**Given entries:**
@@ -139,16 +146,15 @@
   TileSrc ns;
   TileDst cd, nd;
   int KT, lda, ldb;
-  locate_tile<B_KR>(args, total_tiles, orig, ns, cd, lda, ldb);
+  locate_tile<B_KR, TM>(args, total_tiles, tile_base, orig, ns, cd, lda, ldb);
   KT = ns.KT;
 
-  unsigned voff[PPW], voffn[PPW];
-  auto set_voff = [&](unsigned (&v)[PPW], int la, int lb) {
-#pragma unroll
-    for (int i = 0; i < PPO; ++i) {
-      v[i] = piece_voff<A_KR, BK>(wave + 4 * i, la, lane);
-      v[PPO + i] = piece_voff<B_KR, BK>(wave + 4 * i, lb, lane);
-    }
+  unsigned voff[PW], voffn[PW];
+  auto set_voff = [&](unsigned (&v)[PW], int la, int lb) {
+#pragma unroll
+    for (int i = 0; i < PA; ++i) v[i] = piece_voff<A_KR, BK>(wave + 4 * i, la, lane);
+#pragma unroll
+    for (int i = 0; i < PPO; ++i) v[PA + i] = piece_voff<B_KR, BK>(wave + 4 * i, lb, lane);
   };
   set_voff(voff, lda, ldb);
   char* const my_pieces = smem + wave * 1024;
@@ -171,21 +177,28 @@
   int stepB = ns.stepB;
   const unsigned lds_pieces = (unsigned)(uintptr_t)(const __attribute__((address_space(3))) char*)my_pieces;
   auto hot_piece = [&](auto ic, const unsigned ring_base) {
-    constexpr int I = decltype(ic)::value, OFF = I < PPO ? I * 4096 : TILE + (I - PPO) * 4096;
-    const Desc& d = I < PPO ? dA : dB;
+    constexpr int I = decltype(ic)::value, OFF = I < PA ? I * 4096 : TILE_A + (I - PA) * 4096;
+    const Desc& d = I < PA ? dA : dB;
     const i32x4_t q = {d.lo, d.hi, d.rec, 0x00020000};
     asm volatile("s_add_i32 m0, %0, %3\n\ts_nop 0\n\tbuffer_load_dwordx4 %1, %2, 0 offen lds" ::"s"(ring_base), "v"(voff[I]), "s"(q), "n"(OFF) : "memory");
     __builtin_amdgcn_sched_barrier(0);
   };
-
-#pragma unroll
-  for (int s = 0; s < NS; ++s) {
-    const unsigned rb = lds_pieces + (unsigned)(s * STAGE);
-    hot_piece(std::integral_constant<int, 0>{}, rb); hot_piece(std::integral_constant<int, 1>{}, rb);
-    hot_piece(std::integral_constant<int, 2>{}, rb); hot_piece(std::integral_constant<int, 3>{}, rb);
-    if (s + 1 < NS) {
-      hot_piece(std::integral_constant<int, 4>{}, rb); hot_piece(std::integral_constant<int, 5>{}, rb);
-      hot_piece(std::integral_constant<int, 6>{}, rb); hot_piece(std::integral_constant<int, 7>{}, rb);
+  using P0 = std::integral_constant<int, 0>;
+  using P1 = std::integral_constant<int, 1>;
+  using P2 = std::integral_constant<int, 2>;
+  using P3 = std::integral_constant<int, 3>;
+  using B0 = std::integral_constant<int, PA>;
+  using B1 = std::integral_constant<int, PA + 1>;
+  using B2 = std::integral_constant<int, PA + 2>;
+  using B3 = std::integral_constant<int, PA + 3>;
+
+#pragma unroll
+  for (int s = 0; s < NR; ++s) {
+    const unsigned rb = lds_pieces + (unsigned)(s * STAGE_T);
+    hot_piece(P0{}, rb); hot_piece(P1{}, rb);
+    if constexpr (PA > 2) { hot_piece(P2{}, rb); hot_piece(P3{}, rb); }
+    if (s + 1 < NR) {
+      hot_piece(B0{}, rb); hot_piece(B1{}, rb); hot_piece(B2{}, rb); hot_piece(B3{}, rb);
       advance(dA, stepA); advance(dB, stepB);
     }
   }
@@ -194,24 +207,24 @@
   nd = cd;
   if (has_next) {
     int la, lb;
-    locate_tile<B_KR>(args, total_tiles, walk(1), ns, nd, la, lb);
+    locate_tile<B_KR, TM>(args, total_tiles, tile_base, walk(1), ns, nd, la, lb);
     set_voff(voffn, la, lb);
   } else {
     ns.recA = 0; ns.recB = 0; ns.stepB = 0;
 #pragma unroll
-    for (int i = 0; i < PPW; ++i) voffn[i] = voff[i];
+    for (int i = 0; i < PW; ++i) voffn[i] = voff[i];
   }
 
   unsigned la0, la1, lb0, lb1;
   Frag4<A_KR>::lane_parts(WA, lane, la0, la1);
   Frag4<B_KR>::lane_parts(WB, lane, lb0, lb1);
   const unsigned smem_base = (unsigned)(uintptr_t)(const __attribute__((address_space(3))) char*)smem;
-  const unsigned qa = (unsigned)((WA / 32) * 2048 * 4 * wm);
+  const unsigned qa = (unsigned)((WA / 32) * 2048 * NFA * wm);
   const unsigned qb = (unsigned)(B_KR ? 512 * 4 * wn : (WB / 32) * 2048 * 4 * wn);
   la0 += smem_base + qa; la1 += smem_base + qa;
-  lb0 += smem_base + TILE + qb; lb1 += smem_base + TILE + qb;
-
-  f32x16_t acc[4][4];
+  lb0 += smem_base + TILE_A + qb; lb1 += smem_base + TILE_A + qb;
+
+  f32x16_t acc[4][NFA];
 
   constexpr bool use_bias = (CT & MMF_EPI_BIAS) != 0;
   float bcur[4] = {0.f, 0.f, 0.f, 0.f};
@@ -236,15 +249,15 @@
   auto bias_init = [&](const float (&b)[4]) {
     const f32x16_t zero = {0.f, 0.f, 0.f, 0.f, 0.f, 0.f, 0.f, 0.f, 0.f, 0.f, 0.f, 0.f, 0.f, 0.f, 0.f, 0.f};
     const u32x4_t ow = {lane < 32 ? 0x3f803f80u : 0u, lane < 32 ? 0x00003f80u : 0u, 0u, 0u};
-    u32x4_t ones[4] = {ow, ow, ow, ow};
-#pragma unroll
-    for (int tm = 0; tm < 4; ++tm) asm volatile("" : "+v"(ones[tm]));
+    u32x4_t ones[NFA];
+#pragma unroll
+    for (int tm = 0; tm < NFA; ++tm) { ones[tm] = ow; asm volatile("" : "+v"(ones[tm])); }
 #pragma unroll
     for (int tn = 0; tn < 4; ++tn) {
       u32x4_t bw = __builtin_bit_cast(u32x4_t, use_bias ? split3(b[tn]) : __builtin_bit_cast(bf16x8_t, u32x4_t{0u, 0u, 0u, 0u}));
       asm volatile("" : "+v"(bw));
 #pragma unroll
-      for (int tm = 0; tm < 4; ++tm) {
+      for (int tm = 0; tm < NFA; ++tm) {
         acc[tn][tm] = __builtin_amdgcn_mfma_f32_32x32x16_bf16(__builtin_bit_cast(bf16x8_t, bw), __builtin_bit_cast(bf16x8_t, ones[tm]), zero, 0, 0, 0);
         __builtin_amdgcn_sched_barrier(0);
       }
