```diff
diff --git a/fi-ode_amd/fiode_amd/cayley.py b/fi-ode_amd/fiode_amd/cayley.py
--- a/fi-ode_amd/fiode_amd/cayley.py
+++ b/fi-ode_amd/fiode_amd/cayley.py
@@ -522,17 +522,29 @@
 class _SpectralConvFn(torch.autograd.Function):
 
     @staticmethod
-    def forward(ctx, x, Q, bias, n: int, downsample: bool, groupsort: bool, norm=None, nchw_out: bool = False):
+    def forward(ctx, x, Q, bias, n: int, downsample: bool, groupsort: bool, norm=None, nchw_out: bool = False,
+                spec_in: bool = False, boundary=None):
         from . import ops
         nf, cout, cin = Q.shape
-        if norm is not None:
+        if spec_in:
+            B = x.shape[-1]
+            X = x.detach()
+        elif norm is not None:
             B = x.shape[0]
             X = ops.sconv_rfft2_nchw(x.detach(), norm[0], norm[1], n)
         else:
             B = x.shape[-1]
             X = ops.sconv_rfft2(x.detach(), n, cin, B, downsample=downsample)
         bd = None if bias is None else bias.detach()
-        if cin <= SCONV_QX_MAX_K and not downsample:
+        qx = cin <= SCONV_QX_MAX_K and not downsample
+        if boundary is not None:
+            if qx:
+                y, code = ops.sconv_boundary_fwd(None, n, cout, B, bias=bd, downsample_next=boundary, Q=Q.detach(),
+                                                 X=X)
+            else:
+                y, code = ops.sconv_boundary_fwd(ops.cgemm(Q.detach(), X), n, cout, B, bias=bd,
+                                                 downsample_next=boundary)
+        elif qx:
             y, code = ops.sconv_irfft2_qx(Q.detach(), X, n, B, bias=bd, groupsort=groupsort, nchw=nchw_out)
         else:
             y, code = ops.sconv_irfft2(ops.cgemm(Q.detach(), X), n, cout, B, bias=bd, groupsort=groupsort,
@@ -540,6 +552,7 @@
         ctx.save_for_backward(X, Q, code)
         ctx.cfg = (n, downsample, groupsort, bias is not None, cin, cout, B)
         ctx.nchw_out = nchw_out
+        ctx.spec_in, ctx.boundary = spec_in, boundary
         return y
 
     @staticmethod
@@ -548,7 +561,9 @@
         X, Q, code = ctx.saved_tensors
         n, downsample, groupsort, has_bias, cin, cout, B = ctx.cfg
         gy = gy.contiguous()
-        if groupsort:
+        if ctx.boundary is not None:
+            G = ops.sconv_boundary_bwd(gy, code, n, cout, B, downsample_next=ctx.boundary)
+        elif groupsort:
             G = ops.sconv_rfft2(None, n, cout, B, gy=gy, code=code, nchw=ctx.nchw_out)
         else:
             G = ops.sconv_rfft2(gy, n, cout, B)
@@ -573,9 +588,12 @@
         side = _head_stream(G.device) if (G.is_cuda and need_x and (need_q or need_b)) else None
         branch = fork(side, wgrad, reads=(G, X))
         if need_x:
-            gx, _ = ops.sconv_irfft2(_q_h_g(Q, G), n, cin, B, downsample=downsample)
+            if ctx.spec_in:
+                gx = _q_h_g(Q, G)
+            else:
+                gx, _ = ops.sconv_irfft2(_q_h_g(Q, G), n, cin, B, downsample=downsample)
         (gQ, gb), = join(branch)
-        return gx, gQ, gb, None, None, None, None, None
+        return gx, gQ, gb, None, None, None, None, None, None, None
 
 
 _SPECTRAL_GRAD_WEIGHTS = {}
@@ -697,16 +715,28 @@
             y = y + self.bias[:, None, None]
         return y
 
-    def forward_hwcb_fused(self, x: torch.Tensor, groupsort: bool, nchw_out: bool = False) -> torch.Tensor:
-        n = x.shape[0] // 2 if self.downsample else x.shape[0]
+    def forward_hwcb_fused(self, x: torch.Tensor, groupsort: bool, nchw_out: bool = False, spec_n=None,
+                           boundary=None) -> torch.Tensor:
+        if spec_n is not None:
+            n = spec_n
+        else:
+            n = x.shape[0] // 2 if self.downsample else x.shape[0]
         Q = self._take_spectral(n, x.device)
         return _SpectralConvFn.apply(x, Q, self.bias, n, self.downsample, groupsort, None,
-                                     bool(nchw_out and groupsort))
-
-    def forward_nchw_fused(self, x: torch.Tensor, mu: torch.Tensor, sd, groupsort: bool) -> torch.Tensor:
+                                     bool(nchw_out and groupsort), spec_n is not None, boundary)
+
+    def boundary_ok(self, n: int, nxt: "CayleyConv") -> bool:
+        from . import ops
+        cout, cin = self.weight.shape[:2]
+        K = cin if (cin <= SCONV_QX_MAX_K and not self.downsample) else 0
+        return (cout % 2 == 0 and nxt.weight.shape[1] == cout * (4 if nxt.downsample else 1)
+                and (n, nxt.downsample, K) in ops.SCONV_BOUNDARIES_FWD
+                and (n, nxt.downsample) in ops.SCONV_BOUNDARIES_BWD)
+
+    def forward_nchw_fused(self, x: torch.Tensor, mu: torch.Tensor, sd, groupsort: bool, boundary=None) -> torch.Tensor:
         n = x.shape[-1]
         Q = self._take_spectral(n, x.device)
-        return _SpectralConvFn.apply(x, Q, self.bias, n, False, groupsort, (mu, sd))
+        return _SpectralConvFn.apply(x, Q, self.bias, n, False, groupsort, (mu, sd), False, False, boundary)
 
     def forward_hwcb(self, x: torch.Tensor) -> torch.Tensor:
         if self.downsample:
diff --git a/fi-ode_amd/fiode_amd/models.py b/fi-ode_amd/fiode_amd/models.py
--- a/fi-ode_amd/fiode_amd/models.py
+++ b/fi-ode_amd/fiode_amd/models.py
@@ -54,6 +54,14 @@
         self.fused_transforms = True
         self.nchw_last = True
 
+    fused_boundaries = True
+
+    def _boundary(self, mods, i: int, n: int):
+        if not (self.fused_boundaries and self.fused_transforms and i + 2 < len(mods)
+                and isinstance(mods[i + 1], GroupSort) and isinstance(mods[i + 2], CayleyConv)):
+            return None
+        return bool(mods[i + 2].downsample) if mods[i].boundary_ok(n, mods[i + 2]) else None
+
     def can_take_nchw(self, x) -> bool:
         m = self.model[0]
         return (self.spatial_major and self.fused_transforms and x.is_cuda and x.dtype == torch.float32
@@ -66,11 +74,15 @@
         mods = list(self.model)
         i = 0
         nconv = 0
+        spec_n = None
         if norm is not None:
             if getattr(self, "after_conv_hook", None) is not None:
                 self.after_conv_hook(-1)
             gs = isinstance(mods[1], GroupSort)
-            h = mods[0].forward_nchw_fused(x, norm[0], norm[1], gs)
+            bnd = self._boundary(mods, 0, x.shape[-1])
+            h = mods[0].forward_nchw_fused(x, norm[0], norm[1], gs, boundary=bnd)
+            if bnd is not None:
+                spec_n = x.shape[-1] // 2 if bnd else x.shape[-1]
             i = 2 if gs else 1
             if getattr(self, "after_conv_hook", None) is not None:
                 self.after_conv_hook(0)
@@ -84,9 +96,12 @@
             m = mods[i]
             if isinstance(m, CayleyConv):
                 gs = i + 1 < len(mods) and isinstance(mods[i + 1], GroupSort)
-                if self.fused_transforms and h.shape[0] // (2 if m.downsample else 1) <= 32:
+                n = spec_n if spec_n is not None else h.shape[0] // (2 if m.downsample else 1)
+                if self.fused_transforms and n <= 32:
                     nchw = bool(self.nchw_last and gs and i + 2 < len(mods) and isinstance(mods[i + 2], nn.Flatten))
-                    h = m.forward_hwcb_fused(h, gs, nchw_out=nchw)
+                    bnd = self._boundary(mods, i, n) if gs else None
+                    h = m.forward_hwcb_fused(h, gs, nchw_out=nchw, spec_n=spec_n, boundary=bnd)
+                    spec_n = None if bnd is None else (n // 2 if bnd else n)
                     i += 2 if gs else 1
                     if getattr(self, "after_conv_hook", None) is not None:
                         self.after_conv_hook(nconv)
diff --git a/fi-ode_amd/fiode_amd/ops.py b/fi-ode_amd/fiode_amd/ops.py
--- a/fi-ode_amd/fiode_amd/ops.py
+++ b/fi-ode_amd/fiode_amd/ops.py
@@ -694,6 +694,49 @@
     return y, code
 
 
+SCONV_BOUNDARIES_FWD = ((32, True, 3), (16, False, 0), (16, True, 0))
+SCONV_BOUNDARIES_BWD = ((16, True), (16, False), (32, True))
+
+
+def sconv_boundary_fwd(Y: Optional[torch.Tensor], n: int, C: int, B: int, bias: Optional[torch.Tensor] = None,
+                       downsample_next: bool = False, Q: Optional[torch.Tensor] = None,
+                       X: Optional[torch.Tensor] = None):
+    nf = n * (n // 2 + 1)
+    K = 0
+    if Y is not None:
+        dev = Y.device
+        Y = _need(Y, "Y", (nf, C, B), torch.complex64, dev)
+    else:
+        dev = X.device
+        if Q.dim() != 3 or Q.shape[0] != nf or Q.shape[1] != C:
+            raise ValueError(f"sconv_boundary_fwd: Q {tuple(Q.shape)} is not [{nf}, {C}, K]")
+        K = Q.shape[2]
+        Q = _need(Q.detach(), "Q", (nf, C, K), torch.complex64, dev)
+        X = _need(X.detach(), "X", (nf, K, B), torch.complex64, dev)
+    if bias is not None:
+        bias = _need(bias.detach(), "bias", (C,), torch.float32, dev)
+    n2, C2 = (n // 2, 4 * C) if downsample_next else (n, C)
+    Xn = torch.empty((n2 * (n2 // 2 + 1), C2, B), dtype=torch.complex64, device=dev)
+    code = torch.empty((n, n, C // 2, B), dtype=torch.uint8, device=dev)
+    cfg = L.SconvConfig(n, C, B, int(bool(downsample_next)), 0)
+    L.check(L.lib().fiode_sconv_boundary_fwd(_stream(dev), ct.byref(cfg), _ptr(Y), _ptr(Q), _ptr(X), K, _ptr(bias),
+                                             code.data_ptr(), Xn.data_ptr()), "fiode_sconv_boundary_fwd")
+    return Xn, code
+
+
+def sconv_boundary_bwd(M: torch.Tensor, code: torch.Tensor, n: int, C: int, B: int,
+                       downsample_next: bool = False) -> torch.Tensor:
+    dev = M.device
+    n2, C2 = (n // 2, 4 * C) if downsample_next else (n, C)
+    M = _need(M, "M", (n2 * (n2 // 2 + 1), C2, B), torch.complex64, dev)
+    code = _need(code, "code", (n, n, C // 2, B), torch.uint8, dev)
+    G = torch.empty((n * (n // 2 + 1), C, B), dtype=torch.complex64, device=dev)
+    cfg = L.SconvConfig(n, C, B, int(bool(downsample_next)), 0)
+    L.check(L.lib().fiode_sconv_boundary_bwd(_stream(dev), ct.byref(cfg), M.data_ptr(), code.data_ptr(),
+                                             G.data_ptr()), "fiode_sconv_boundary_bwd")
+    return G
+
+
 def cgemm(A: torch.Tensor, B: torch.Tensor, conj_trans_a: bool = False, conj_trans_b: bool = False,
           scale: Optional[torch.Tensor] = None) -> torch.Tensor:
     dev = B.device
diff --git a/include/fiode.h b/include/fiode.h
--- a/include/fiode.h
+++ b/include/fiode.h
@@ -317,6 +317,11 @@
                                  int32_t groupsort, float* y, uint8_t* code_out);
 FIODE_API int fiode_sconv_irfft2_qx(void* stream, const fiode_sconv_config* cfg, const void* Q, const void* X,
                                     int32_t K, const float* bias, int32_t groupsort, float* y, uint8_t* code_out);
+FIODE_API int fiode_sconv_boundary_fwd(void* stream, const fiode_sconv_config* cfg, const void* Y, const void* Q,
+                                       const void* Xq, int32_t K, const float* bias, uint8_t* code_out,
+                                       void* X_next);
+FIODE_API int fiode_sconv_boundary_bwd(void* stream, const fiode_sconv_config* cfg, const void* M,
+                                       const uint8_t* code, void* G);
 
 FIODE_API int fiode_cgemm(void* stream, int32_t F, int32_t M, int32_t N, int32_t K, int32_t conj_trans_a,
                           int32_t conj_trans_b, const float* scale, const void* A, const void* B, void* C);
```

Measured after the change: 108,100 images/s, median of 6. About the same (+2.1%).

**Exercise instructions:** State the number of lines in the records that contain the string "stepB". Nothing else is needed.

**Response box:** 3